Directions to Interim Receiver
(2) The court may direct an interim receiver appointed under subsection (1) to do any or all of the following:
243 (1) Subject to subsection (1.1), on application by a secured creditor, a court may appoint a receiver to do any or all of the following if it considers it to be just or convenient to do so:
(a) take possession of all or substantially all of the inventory, accounts receivable or other property of an insolvent person or bankrupt that was acquired for or used in relation to a business carried on by the insolvent person or bankrupt;
(b) exercise any control that the court considers advisable over that property and over the insolvent person’s or bankrupt’s business; or
(c) take any other action that the court considers advisable.
[13] I am unable to conclude that the Cord Master business is “perishable” property or property that “is likely to depreciate rapidly.” Moreover, given the dispute over the trademarks, no summary disposal seems possible.

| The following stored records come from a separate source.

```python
_SIGNATURES = {
    "smt_last_error": (ctypes.c_char_p, []),
    "smt_abi_version": (c_int, []),
    "smt_vq_forward_workspace_bytes": (c_size, [c_i64, c_int, c_int]),
# ... 2 lines not shown
    "smt_vq_forward": (c_int, [c_ptr, c_ptr, c_ptr, c_ptr, c_i64, c_int, c_int, c_ptr, c_ptr, c_ptr, c_ptr, c_ptr, c_size,
                               c_ptr]),
    "smt_vq_backward": (c_int, [c_ptr, c_ptr, c_ptr, c_ptr, c_ptr, c_ptr, c_i64, c_int, c_ptr, c_ptr]),
    "smt_vq_ema_accumulate_workspace_bytes": (c_size, [c_i64, c_int, c_int]),
    "smt_vq_ema_accumulate": (c_int, [c_ptr, c_ptr, c_ptr, c_i64, c_int, c_int, c_ptr, c_ptr, c_size, c_ptr]),
    "smt_vq_ema_apply": (c_int, [c_ptr, c_ptr, c_ptr, c_ptr, c_ptr, c_f32, c_f32, c_int, c_int, c_ptr, c_ptr, c_size,
                                 c_ptr]),
    "smt_vq_grouped_prep_bytes": (c_size, [c_int, c_int, c_int]),
    "smt_vq_grouped_prepare": (c_int, [c_ptr, c_int, c_int, c_int, c_ptr, c_size, c_ptr]),
    "smt_vq_align_groups": (c_int, [c_ptr, c_ptr, c_int, c_int, c_int, c_int, c_ptr, c_ptr, c_ptr]),
    "smt_vq_grouped_forward_workspace_bytes": (c_size, [c_i64]),
    "smt_vq_grouped_forward": (c_int, [c_ptr, c_ptr, c_ptr, c_ptr, c_ptr, c_i64, c_int, c_int, c_int, c_ptr, c_ptr, c_ptr, c_ptr,
                                       c_ptr, c_ptr, c_size, c_ptr]),
    "smt_vq_grouped_ema_apply": (c_int, [c_ptr, c_ptr, c_ptr, c_ptr, c_ptr, c_f32, c_f32, c_int, c_int, c_int, c_ptr, c_ptr,
                                         c_size, c_ptr]),
    "smt_pack_weight": (c_int, [c_ptr, c_ptr, c_int, c_int, c_int, c_int, c_i64, c_i64, c_i64, c_ptr, c_int, c_ptr]),
    "smt_pack_weights_batched": (c_int, [c_ptr, c_ptr, c_ptr, c_int, c_ptr]),
    "smt_conv1d_ntc": (c_int, [c_ptr, c_ptr]),
    "smt_conv1d_kernel_name": (ctypes.c_char_p, [c_ptr]),
    "smt_conv1d_wgrad_workspace_bytes": (c_size, [c_ptr]),
    "smt_conv1d_wgrad_kernel_name": (ctypes.c_char_p, [c_ptr]),
    "smt_conv1d_wgrad": (c_int, [c_ptr, c_ptr, c_i64, c_i64, c_i64, c_ptr, c_ptr, c_ptr, c_size, c_ptr]),
    "smt_wgrad_reduce_defer": (c_int, [c_int, c_ptr]),
    "smt_conv1x1_bwd_workspace_bytes": (c_size, [c_ptr]),
    "smt_conv1x1_bwd": (c_int, [c_ptr, c_ptr, c_i64, c_i64, c_ptr, c_ptr, c_size, c_ptr]),
    "smt_conv_gate_bwd_workspace_bytes": (c_size, [c_int, c_int]),
    "smt_conv_gate_bwd": (c_int, [c_ptr, c_i64, c_int, c_ptr, c_i64, c_int, c_ptr, c_ptr, c_i64, c_int, c_ptr, c_int,
                                  c_int, c_ptr, c_ptr, c_i64, c_i64, c_ptr, c_ptr, c_size, c_ptr]),
    "smt_conv_k1_bwd_workspace_bytes": (c_size, [c_int, c_int]),
    "smt_conv_k1_bwd": (c_int, [c_ptr, c_i64, c_int, c_ptr, c_i64, c_int, c_ptr, c_ptr, c_i64, c_int, c_ptr, c_i64,
                                c_int, c_ptr, c_int, c_int, c_ptr, c_ptr, c_i64, c_i64, c_ptr, c_ptr, c_size, c_ptr]),
    "smt_convt4s2": (c_int, [c_ptr, c_i64, c_int, c_ptr, c_ptr, c_ptr, c_i64, c_int, c_ptr, c_ptr, c_int, c_int, c_int, c_ptr, c_ptr]),
    "smt_conv4s2": (c_int, [c_ptr, c_i64, c_int, c_ptr, c_ptr, c_ptr, c_i64, c_int, c_ptr, c_ptr, c_int, c_int, c_int, c_ptr, c_ptr]),
    "smt_conv_k3gate_fwd": (c_int, [c_ptr, c_i64, c_int, c_ptr, c_i64, c_int, c_ptr, c_ptr, c_ptr, c_ptr, c_ptr, c_i64, c_int,
                                    c_ptr, c_i64, c_int, c_ptr, c_int, c_int, c_ptr, c_ptr]),
    "smt_gate_mix_fwd": (c_int, [c_ptr, c_ptr, c_int, c_i64, c_int, c_int, c_int, c_int, c_ptr]),
    "smt_gate_mix_bwd": (c_int, [c_ptr, c_ptr, c_ptr, c_int, c_i64, c_int, c_int, c_int, c_int, c_int, c_ptr]),
    "smt_conv_in_fwd": (c_int, [c_ptr, c_ptr, c_ptr, c_ptr, c_ptr, c_int, c_int, c_int, c_int, c_int, c_int, c_int,
                                c_int, c_ptr]),
    "smt_conv_in_wgrad_workspace_bytes": (c_size, [c_int, c_int, c_int]),
    "smt_conv_in_wgrad": (c_int, [c_ptr, c_ptr, c_ptr, c_ptr, c_ptr, c_int, c_int, c_int, c_int, c_int, c_int, c_int,
                                  c_int, c_ptr, c_size, c_ptr]),
    "smt_conv_out_fwd": (c_int, [c_ptr, c_ptr, c_ptr, c_ptr, c_ptr, c_int, c_int, c_int, c_int, c_ptr]),
    "smt_conv_out_bwd_workspace_bytes": (c_size, [c_int, c_int, c_int]),
    "smt_maximum_path": (c_int, [c_ptr, c_ptr, c_int, c_int, c_int, c_f32, c_ptr, c_ptr]),
    "smt_vqtts_distance": (c_int, [c_ptr, c_ptr, c_ptr, c_int, c_int, c_int, c_int, c_ptr]),
# ... 175 lines not shown
```

Before: 520.9.

## Route stride-2 k4 conv weight gradient through masked shifted-fragment kernel

Adds a resample weight-gradient path that views the stride-2 4-tap conv (and transposed conv) as a stride-1 3-tap problem over paired rows, then reuses the shifted-fragment MFMA wgrad kernel. A masked variant skips MFMAs and stores for planes that map to no real tap. A dedicated reduce kernel gathers the slab planes into the weight and bias layout. The aim is to replace the generic strided wgrad with the faster shift kernel. The cost is a larger workspace and extra planes computed for the view. Only the conv (not convt) path is wired in Python.

New measurement: 520.5 (median of 2 runs). About the same (-0.1%).

```diff
diff --git a/include/smt_hip.h b/include/smt_hip.h
--- a/include/smt_hip.h
+++ b/include/smt_hip.h
@@ -139,6 +139,22 @@
                      size_t workspace_bytes, smt_stream_t stream);
 int smt_wgrad_reduce_defer(int on, smt_stream_t stream);
 const char* smt_conv1d_wgrad_kernel_name(const smt_conv_desc* desc);
+
+typedef struct smt_resample_wgrad_desc {
+  int kind;
+  int dtype;
+  const void* x;
+  const void* dy;
+  const int* lens;
+  int64_t bs_x, bs_y;
+  int ld_x, ld_y;
+  int batch, t_x, t_y, c_x, c_y;
+} smt_resample_wgrad_desc;
+int smt_conv_resample_wgrad_eligible(const smt_resample_wgrad_desc* desc);
+size_t smt_conv_resample_wgrad_workspace_bytes(const smt_resample_wgrad_desc* desc);
+int smt_conv_resample_wgrad(const smt_resample_wgrad_desc* desc, float* dweight, int64_t stride_co, int64_t stride_ci,
+                            int64_t stride_tap, float* dbias, void* workspace, size_t workspace_bytes, smt_stream_t stream);
+int smt_conv_resample_wgrad_tap(int kind, int plane, int half, int block);
 
 size_t smt_conv1x1_bwd_workspace_bytes(const smt_conv_desc* desc);
 int smt_conv1x1_bwd(const smt_conv_desc* desc, float* dweight, int64_t stride_out, int64_t stride_in, float* dbias,
diff --git a/speech-masters-thesis_amd/csrc/conv_wgrad.hip b/speech-masters-thesis_amd/csrc/conv_wgrad.hip
--- a/speech-masters-thesis_amd/csrc/conv_wgrad.hip
+++ b/speech-masters-thesis_amd/csrc/conv_wgrad.hip
@@ -300,12 +300,31 @@
   }
 }
 
+enum { RS_CONV = 0, RS_CONVT = 1 };
+
+__host__ __device__ static inline int resample_tap(int kind, int plane, int half, int block) {
+  if (plane < 0 || plane > 2 || half < 0 || half > 1 || block < 0) return -1;
+  if (kind == RS_CONV) {
+    if (block != 0) return -1;
+    const int j = 2 * plane + half - 1;
+    return (j >= 0 && j < 4) ? j : -1;
+  }
+  if (kind == RS_CONVT) {
+    if (block > 3) return -1;
+    const int j = block + 1 - 2 * half - 4 * (plane - 1);
+    return (j >= 0 && j < 4) ? j : -1;
+  }
+  return -1;
+}
+
 struct ShiftArgs {
   const void* x; const void* dy; float* slab; const int* lens_in;
   long long x_bs, dy_bs;
   int ldx, ldy;
   int B, Tin, Tout, pad, rs;
   int tiles_per_item, tiles_per_wg, n_chunks, nblk_ci, nblk_co, with_bias;
+  int x_unit;
+  int rs_kind, rs_cx, rs_cy;
 };
 
 #ifndef SMT_WGRAD_STAMP
@@ -333,7 +352,7 @@
 
 constexpr int SH_R = 128, SH_XROWS = SH_R + 8, SH_DY = SH_R * 128, SH_X = SH_XROWS * 256, SH_STAGE = SH_DY + SH_X;
 
-template <int NTAPS>
+template <int NTAPS, bool MASKED = false>
 __global__ __launch_bounds__(512) void conv_wgrad_shift_kernel(ShiftArgs p, const __bf16* __restrict__ zero_page) {
   constexpr int CB = 64, CIB = 128, WNC = 4, DYB = CB * 2, XB = CIB * 2, PLANES = NTAPS + 1;
   extern __shared__ __attribute__((aligned(16))) unsigned char smem[];
@@ -350,6 +369,14 @@
   const int tile_end = min(ntiles, tile_begin + p.tiles_per_wg);
   const int rs = p.rs;
   const bool bias_plane = p.with_bias && (ci0 == 0);
+  unsigned pmask = ~0u;
+  if constexpr (MASKED) {
+    const int half = ((ci0 + wn * 32) / p.rs_cx) & 1, yblk = (co0 + wm * 32) / p.rs_cy;
+    pmask = 0;
+#pragma unroll
+    for (int s = 0; s < NTAPS; ++s) pmask |= (resample_tap(p.rs_kind, s, half, yblk) >= 0 ? 1u : 0u) << s;
+    pmask = __builtin_amdgcn_readfirstlane(pmask);
+  }
 
   f32x16 acc[PLANES];
 #pragma unroll
@@ -372,7 +399,7 @@
     const int len_full = p.lens_in ? min(scalar_load_i32(p.lens_in + b), p.Tin) : p.Tin;
     const int len_in = max(0, (len_full - cls + rs - 1) / rs);
     s.rdy = ws_rsrc(p.dy, ((long long)b * p.dy_bs + (long long)cls * p.ldy + co0) * 2, (unsigned)Tc * pdy);
-    s.rxx = ws_rsrc(p.x, ((long long)b * p.x_bs + (long long)cls * p.ldx + ci0) * 2, (unsigned)len_in * pxx);
+    s.rxx = ws_rsrc(p.x, ((long long)b * p.x_bs + (long long)cls * p.ldx + ci0) * 2, (unsigned)max(0, len_in * p.x_unit - ci0 * 2));
   };
   auto tile_source = [&](int t0, Src& s) {
     s.sdy = (unsigned)t0 * pdy;
@@ -453,21 +480,23 @@
 #pragma unroll
       for (int s = 0; s < NTAPS; ++s) {
         const int m = s >> 1;
-        u32x4 bw;
-        if (s & 1) {
-#pragma unroll
-          for (int i = 0; i < 4; ++i) bw[i] = __builtin_amdgcn_alignbit(w[m + i + 1], w[m + i], 16);
-        } else {
-          bw = u32x4{w[m], w[m + 1], w[m + 2], w[m + 3]};
+        if (!MASKED || ((pmask >> s) & 1)) {
+          u32x4 bw;
+          if (s & 1) {
+#pragma unroll
+            for (int i = 0; i < 4; ++i) bw[i] = __builtin_amdgcn_alignbit(w[m + i + 1], w[m + i], 16);
+          } else {
+            bw = u32x4{w[m], w[m + 1], w[m + 2], w[m + 3]};
+          }
+          acc[s] = __builtin_amdgcn_mfma_f32_32x32x16_bf16(a, __builtin_bit_cast(bf16x8, bw), acc[s], 0, 0, 0);
         }
-        acc[s] = __builtin_amdgcn_mfma_f32_32x32x16_bf16(a, __builtin_bit_cast(bf16x8, bw), acc[s], 0, 0, 0);
         if (s < SH_PPS && SH_PPS * k0 + s < SH_PIECES) {
           __builtin_amdgcn_sched_barrier(0);
           piece(sn, SH_PPS * k0 + s, buf ^ 1);
           __builtin_amdgcn_sched_barrier(0);
         }
       }
-      if (bias_plane && (k0 & 3) == wn) acc[NTAPS] = __builtin_amdgcn_mfma_f32_32x32x16_bf16(a, ones, acc[NTAPS], 0, 0, 0);
+      if (bias_plane && (MASKED ? wn == 0 : (k0 & 3) == wn)) acc[NTAPS] = __builtin_amdgcn_mfma_f32_32x32x16_bf16(a, ones, acc[NTAPS], 0, 0, 0);
     }
     WG_T(c3);
     WG_ACC(0, c0, c1); WG_ACC(1, c1, c2); WG_ACC(2, c2, c3); WG_ACC(4, c0, c0 + 1);
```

[14] Hanson argues that RCI now has all the power it needs to manage the business including the authority to sell the business. I am satisfied that an Interim Receiver has no right to sell the property of the debtor in the absence of a court order expressly conferring on it that express power. [^1] Hanson originally took a narrow view of RCI’s powers under the interim receivership and the parties were required to obtain a further order from Justice Hackland authorizing the Receiver to borrow further funds from the Caisse on its existing operating line of credit.
[15] The proposed agent is not a court-appointed official. There is no evidence before the Court to justify the order sought. Receivers are officers of the Court and have obligations to the Court to act honestly and in good faith towards all stakeholders. RCI can consult with MBG if it is determined that MBG can assist in the sale process and, in any event, RCI will have to seek further directions from the Court and obtain the Court’s approval for any sale.
[16] The current situation requires certainty which can be best addressed by confirming RCI as the Receiver. The Applicants’ request to adjourn the motion is dismissed as well as their request to have MBG appointed as sales agent to conduct the sales. RCI is confirmed as the Receiver. The parties are to submit a draft order for my signature.
[17] Brief costs submissions (not exceeding 5 pages) are to submitted with 20 days of this decision.